We present and discuss three discontinuous Galerkin (dG) discretizations for
the anisotropic heat conduction equation on non-aligned cylindrical grids. Our
most favourable scheme relies on a self-adjoint local dG (LDG) discretization
of the elliptic operator. It conserves the energy exactly and converges with
arbitrary order. The pollution by numerical perpendicular heat fluxes degrades
with superconvergence rates. We compare this scheme with aligned schemes that
are based on the flux-coordinate independent approach for the discretization of
parallel derivatives. Here, the dG method provides the necessary interpolation.
The first aligned discretization can be used in an explicit time-integrator.
However, the scheme violates conservation of energy and shows up stagnating
convergence rates for very high resolutions.
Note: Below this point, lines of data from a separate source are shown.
@@ -139,7 +147,8 @@
     for (int c0 = t0; c0 < t1; c0 += CH) {
         const int nc = t1 - c0 < CH ? t1 - c0 : CH;
         const int nsrc = nc + LC - 1;
-        for (int e = tid; e < nsrc * LC * R; e += SEG_THREADS) {
+        const bool pre0 = pre && c0 == t0;
+        if (!pre0) for (int e = tid; e < nsrc * LC * R; e += SEG_THREADS) {
             const int d = e % R, l = (e / R) % LC, ii = e / (R * LC);
             const int i = c0 + 1 - LC + ii;
             double v[R];
@@ -161,7 +170,7 @@
             for (int b = 0; b < R; b++) dst[b] = v[b];
         }
         if (patch && c0 == t0 && t0 > 0) {
-            __syncthreads();
+            if (!pre0) __syncthreads();
             for (int e = tid; e < LC * LC * R; e += SEG_THREADS) {
                 const int b = e % R, l = (e / R) % LC, hp = e / (R * LC);
                 if (patch->colmode) {
@@ -198,7 +207,8 @@
                 Ms[e] = R == 4 ? P.rinfo[(size_t)t * RINFO + 4 + b] : P.minfo[(size_t)t * MINFO + 5 + b];
             }
         }
-        __syncthreads();
+        if (pre0) lds_barrier();
+        else __syncthreads();
         SEG_STAMP(1);
         {
             constexpr int SH = LC >= 4 ? 1 : 0;
@@ -284,6 +294,7 @@
             if (tw < nc) walk_word(tw, nc - tw, std::false_type{});
         }
         SEG_STAMP(3);
+        if (pre0 && c0 + CH < t1) __threadfence_block();
         __syncthreads();
     }
 #pragma unroll
@@ -1177,13 +1188,36 @@
     int cond_mode, offer_zero;
 };
 
+template <int R, int LC>
+__device__ __forceinline__ void rws_slice_issue(const double *G, unsigned char *smem, int t0, int nsrc)
+{
+    constexpr int RR = R * R;
+    const int ndw = nsrc * LC * RR * 2;
+    const int lane = threadIdx.x & 63;
+    uint32_t *dst = reinterpret_cast<uint32_t *>(smem);
+    const uint32_t *src = reinterpret_cast<const uint32_t *>(G);
+    for (int q0 = __builtin_amdgcn_readfirstlane((int)threadIdx.x >> 6) * 64; q0 < ndw; q0 += SEG_THREADS) {
+        const int q = q0 + lane;
+        if (q >= ndw) break;
+        const int e = q >> 1, b = e % R, d = (e / R) % R, l = (e / RR) % LC, ii = e / (RR * LC);
+        const int i = t0 + 1 - LC + ii;
+        if (i >= 0) {
+            const size_t w = ((((size_t)i * 6 + (i == 0 ? 5 : d)) * LC + l) * LT_ROW + b) * 2 + (q & 1);
+            __builtin_amdgcn_global_load_lds(src + w, (__attribute__((address_space(3))) void *)(dst + q0), 4, 0, 0);
+        } else {
+            dst[q] = 0u;
+        }
+    }
+}
+
 template <typename T, int LC, bool COL>
-__device__ __forceinline__ bool rwseg_reweight(const seg_params &P, const rws_params &Q, const dev_ctl &c, unsigned char *smem, seg_patch *patch)
+__device__ __forceinline__ bool rwseg_reweight(const seg_params &P, const rws_params &Q, const dev_ctl &c, unsigned char *smem, seg_patch *patch,
+                                               bool &pre)
 {
     const int N = P.N, W = P.W, L = LC, tid = threadIdx.x, sblk = blockIdx.x;
     const symmap sm = P.sm;
     dev_state *st = P.st;
-    double *sred = reinterpret_cast<double *>(smem);
+    double *sred = reinterpret_cast<double *>(COL ? smem : smem + rws_sred_off(P.patch_off));
     __shared__ double s_logtab[256];
     logtab_stage(s_logtab);
     if (tid < SEG_MAX_L_NARROW) patch->row6[tid] = -1;
@@ -1191,6 +1225,7 @@
     if (tid == 0) patch->colmode = COL ? 1 : 0;
     const int R = seg_class(c, L);
     const seg_geom g = seg_geometry(N, L, R);
+    pre = !COL && !P.mt && (R == 4 || (R == 5 && seg_radix_ok(5, LC)));
     if (sblk >= g.S) { if (tid == 0) { Q.partial[sblk] = 0.0; P.rwflags[sblk] = make_int2(0, 0x7fffffff); } return false; }
     RWS_STAMP(0);
     double vs[7];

We overcome this partly by using
the adjoint of the parallel derivative operator to construct a second
self-adjoint aligned scheme. This scheme preserves energy, but reveals
unphysical oscillations in the numerical tests, which result in a decreased
order of convergence. Both aligned schemes exhibit low numerical heat fluxes
into the perpendicular direction. We build our argumentation on various
numerical experiments on all three schemes for a general axisymmetric magnetic
field, which is closed by a comparison to the aligned finite difference (FD)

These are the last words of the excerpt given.